1. Why is this patch necessary?
Currently, memcg hugeTLB accounting is an opt-in feature [1] that adds
hugeTLB usage to memory.current.  However, the metric is not reported in
memory.stat.  Given that users often interpret memory.stat as a breakdown
of the value reported in memory.current, the disparity between the two
reports can be confusing.  This patch solves this problem by including the
metric in memory.stat as well, but only if it is also reported in
memory.current (it would also be confusing if the value was reported in
memory.stat, but not in memory.current)

Aside from the consistency between the two files, we also see benefits in
observability.  Userspace might be interested in the hugeTLB footprint of
cgroups for many reasons.  For instance, system admins might want to
verify that hugeTLB usage is distributed as expected across tasks: i.e.
memory-intensive tasks are using more hugeTLB pages than tasks that don't
consume a lot of memory, or are seen to fault frequently.  Note that this
is separate from wanting to inspect the distribution for limiting purposes
(in which case, hugeTLB controller makes more sense).

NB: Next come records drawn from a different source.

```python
KNOBS = {k.name: k for k in (
    _k("VMASR_LIB", "str", None, "path of the HIP library instead of vm_asr_amd/libvmasr_hip.so (A/B and sanitizer builds); read at import"),
    _k("VMASR_DETERMINISTIC", "flag", 0, "ordered fp32 accumulation everywhere; every stream-layout decision then keeps one stream (_lib.det_mode())"),
    _k("VMASR_LINEAR_F64ACC", "choice", "auto", "fp32 Linear with float64 accumulation: 1 always, 0 never, auto only where no gradient is recorded",
       values=("auto", "0", "1")),
    _k("VMASR_SKINNY", "choice", "1", "streaming kernel for Linear layers of many rows and few features: 1 where it beats the GEMM library, 0 off, "
       "all every supported shape", values=("1", "0", "all")),
    _k("VMASR_SPLITK_CHUNK", "int", 2048, "fewest rows of one K-split of a weight-gradient GEMM; read at import"),
    _k("VMASR_XPROJ_MAX_D", "int", 512, "largest d_inner that takes the x_proj row kernels instead of einsums; read at import"),
    _k("VMASR_FUSED_MLP", "flag", 1, "LayerNorm + Mlp + residual of a VSS block as one operator (mlp.py)"),
    _k("VMASR_FUSED_GMLP", "flag", 1, "LayerNorm + gated Mlp (MODEL.VSSM.GMLP) + residual of a VSS block as one operator (gmlp.py)",
       reader="python:gmlp"),
    _k("VMASR_FUSED_INPROJ", "flag", 1, "LayerNorm + in_proj + split + SiLU as one operator (inproj.py)"),
    _k("VMASR_FUSED_OUTPROJ", "flag", 1, "out_proj + DropPath + residual as one operator (outproj.py)"),
    _k("VMASR_SS2D_FUSED", "flag", 1, "the d_state-1 SS2D core (x_proj, dt_proj, four-direction scan, merge) as one operator (ss2d_core.py)"),
    _k("VMASR_SS2D_DEEP", "flag", 1, "the deep stages' SS2D core on the row-parallel kernels (ss2d_deep.py)"),
    _k("VMASR_SS2D_GLUE", "flag", 1, "the pre-scan and gated-LayerNorm glue kernels (ss2d_glue.py)"),
    _k("VMASR_SS2D_PAIRS", "flag", 1, "magnitude and phase blocks of equal shape through one gated-LayerNorm launch (ss2d_glue.py)"),
    _k("VMASR_IM2COL2D", "flag", 1, "the generator's 2-D convolutions through the row-major im2col kernel (model.py)"),
    _k("VMASR_STFT_LOSS", "flag", 1, "the multi-resolution STFT loss kernel (loss.py)"),
    _k("VMASR_LSGAN", "flag", 1, "the least-squares GAN loss kernel (loss.py)"),
    _k("VMASR_MPD_BATCHED", "flag", 1, "all period discriminators layer by layer on stacked operands"),
    _k("VMASR_MPD_GEMM", "choice", "bf16x3", "fp32 discriminator GEMMs as bf16x3 MFMA triples, or fp32 library GEMMs", values=("bf16x3", "fp32")),
    _k("VMASR_MPD_CONV", "choice", None, "ONE variable read at two sites.  conv_kx1 (one discriminator at a time; unset = unfold): gemm = the "
       "im2col-free GEMM form for stride 3 and stride 1, s3 = that form for the stride-3 layers only, unfold or mfma = unfold + GEMM.  "
       "Batched path (unset = mfma): mfma = the implicit-GEMM MFMA kernels for the compute-bound layers, gemm / s3 / unfold = not those",
       values=("mfma", "gemm", "s3", "unfold")),
    _k("VMASR_MPD_CONV_L1", "choice", "f32", "the 32 -> 128 layer: f32 exact-fp32 MFMA implicit GEMM, 1 bf16x3 pairs, 0 library GEMMs",
       values=("f32", "1", "0")),
    _k("VMASR_MPD_SPLIT_MIN", "int", 1 << 18, "smallest K * N of a stacked layer that takes the split (hi, lo) GEMM path"),
    _k("VMASR_MPD_KCAT", "flag", 0, "the split GEMM's three products as one GEMM over a concatenated K"),
    _k("VMASR_MPD_FUSE_GELU_BWD", "flag", 1, "the activation backward inside the input-gradient epilogue"),
    _k("VMASR_SN_STACK", "flag", 1, "spectral normalisation, stack and permutation of a layer's weights in one launch"),
    _k("VMASR_STACK_INPUT", "flag", 1, "a layer reads the previous layer's stacked output directly"),
    _k("VMASR_CONV_POST", "flag", 1, "the 1-channel output convolution straight on the stacked maps"),
    _k("VMASR_CONV_FIRST", "flag", 1, "the 1 -> 32 channel input convolution + GELU straight from the folded signals"),
    _k("VMASR_FEAT_TAP", "flag", 1, "a feature map's gradient (next layer's + feature-matching loss's) formed in one pass"),
    _k("VMASR_FEAT_L1", "flag", 1, "the feature-matching loss on the stacked maps in one kernel"),
    _k("VMASR_MSD_CONV", "choice", "hip", "the MSD's strided grouped 1-D convolutions: hip = the exact-fp32 MFMA kernels (csrc/gconv1d.hip), "
       "torch = F.conv1d (A/B measurements, double backward)", values=("hip", "torch"), reader="python:msd"),
    _k("VMASR_MSD_STEM", "choice", "hip", "the MSD's 1 -> hidden stem convolution + GELU: hip = one fused pass that keeps no pre-activation "
       "(csrc/stem1d.hip), torch = F.conv1d + F.gelu (A/B measurements, double backward)", values=("hip", "torch"), reader="python:msd"),
    _k("VMASR_MSD_FEAT", "choice", "hip", "the MSD's feature-matching loss in the generator's pass: hip = formed on the way (the stem's share inside "
       "the stem kernels, the other maps in the one-pass L1 kernel; msd_featmatch.py), torch = forward_single + the loop of sub, abs, mean",
       values=("hip", "torch"), reader="python:msd"),
    _k("VMASR_MSD_TAIL", "choice", "torch", "the MSD's dense tail (8h -> 8h k 5 + GELU, conv_post): hip = the exact-fp32 MFMA kernels with ordered "
       "split-K sums (csrc/dconv1d.hip: bit-identical run to run, no library algorithm search), torch = F.conv1d + F.gelu (the default: "
       "faster on the 8h -> 8h layer, profiles/msd_tail.md; double backward)", values=("hip", "torch"), reader="python:msd"),
    _k("VMASR_TWO_STREAM", "choice", "1", "the discriminator on a side stream: 1 on, 0 one stream, force also in deterministic mode (test hook)",
       values=("1", "0", "force")),
    _k("VMASR_SHARE_FAKE_PASS", "flag", 1, "one discriminator pass over the fake batch serves both phases of the step"),
    _k("VMASR_GEN_STREAMS", "choice", "auto", "the generator's phase branch on a stream of its own in captured steps: auto where the trainer says so, "
# ... 59 lines not shown
```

2.  We already have a hugeTLB controller.  Why not use that?  It is true
that hugeTLB tracks the exact value that we want.  In fact, by enabling
the hugeTLB controller, we get all of the observability benefits that I
mentioned above, and users can check the total hugeTLB usage, verify if it
is distributed as expected, etc.

3.  Implementation Details:
In the alloc / free hugetlb functions, we call lruvec_stat_mod_folio
regardless of whether memcg accounts hugetlb.  mem_cgroup_commit_charge
which is called from alloc_hugetlb_folio will set memcg for the folio
only if the CGRP_ROOT_MEMORY_HUGETLB_ACCOUNTING cgroup mount option is
used, so lruvec_stat_mod_folio accounts per-memcg hugetlb counters only
if the feature is enabled.  Regardless of whether memcg accounts for
hugetlb, the newly added global counter is updated and shown in
/proc/vmstat.

The global counter is added because vmstats is the preferred framework
for cgroup stats.  It makes stat items consistent between global and
cgroups.  It also provides a per-node breakdown, which is useful.
Because it does not use cgroup-specific hooks, we also keep generic MM
code separate from memcg code.

With this said, there are 2 problems:
(a) They are still not reported in memory.stat, which means the
    disparity between the memcg reports are still there.
(b) We cannot reasonably expect users to enable the hugeTLB controller
    just for the sake of hugeTLB usage reporting, especially since
    they don't have any use for hugeTLB usage enforcing [2].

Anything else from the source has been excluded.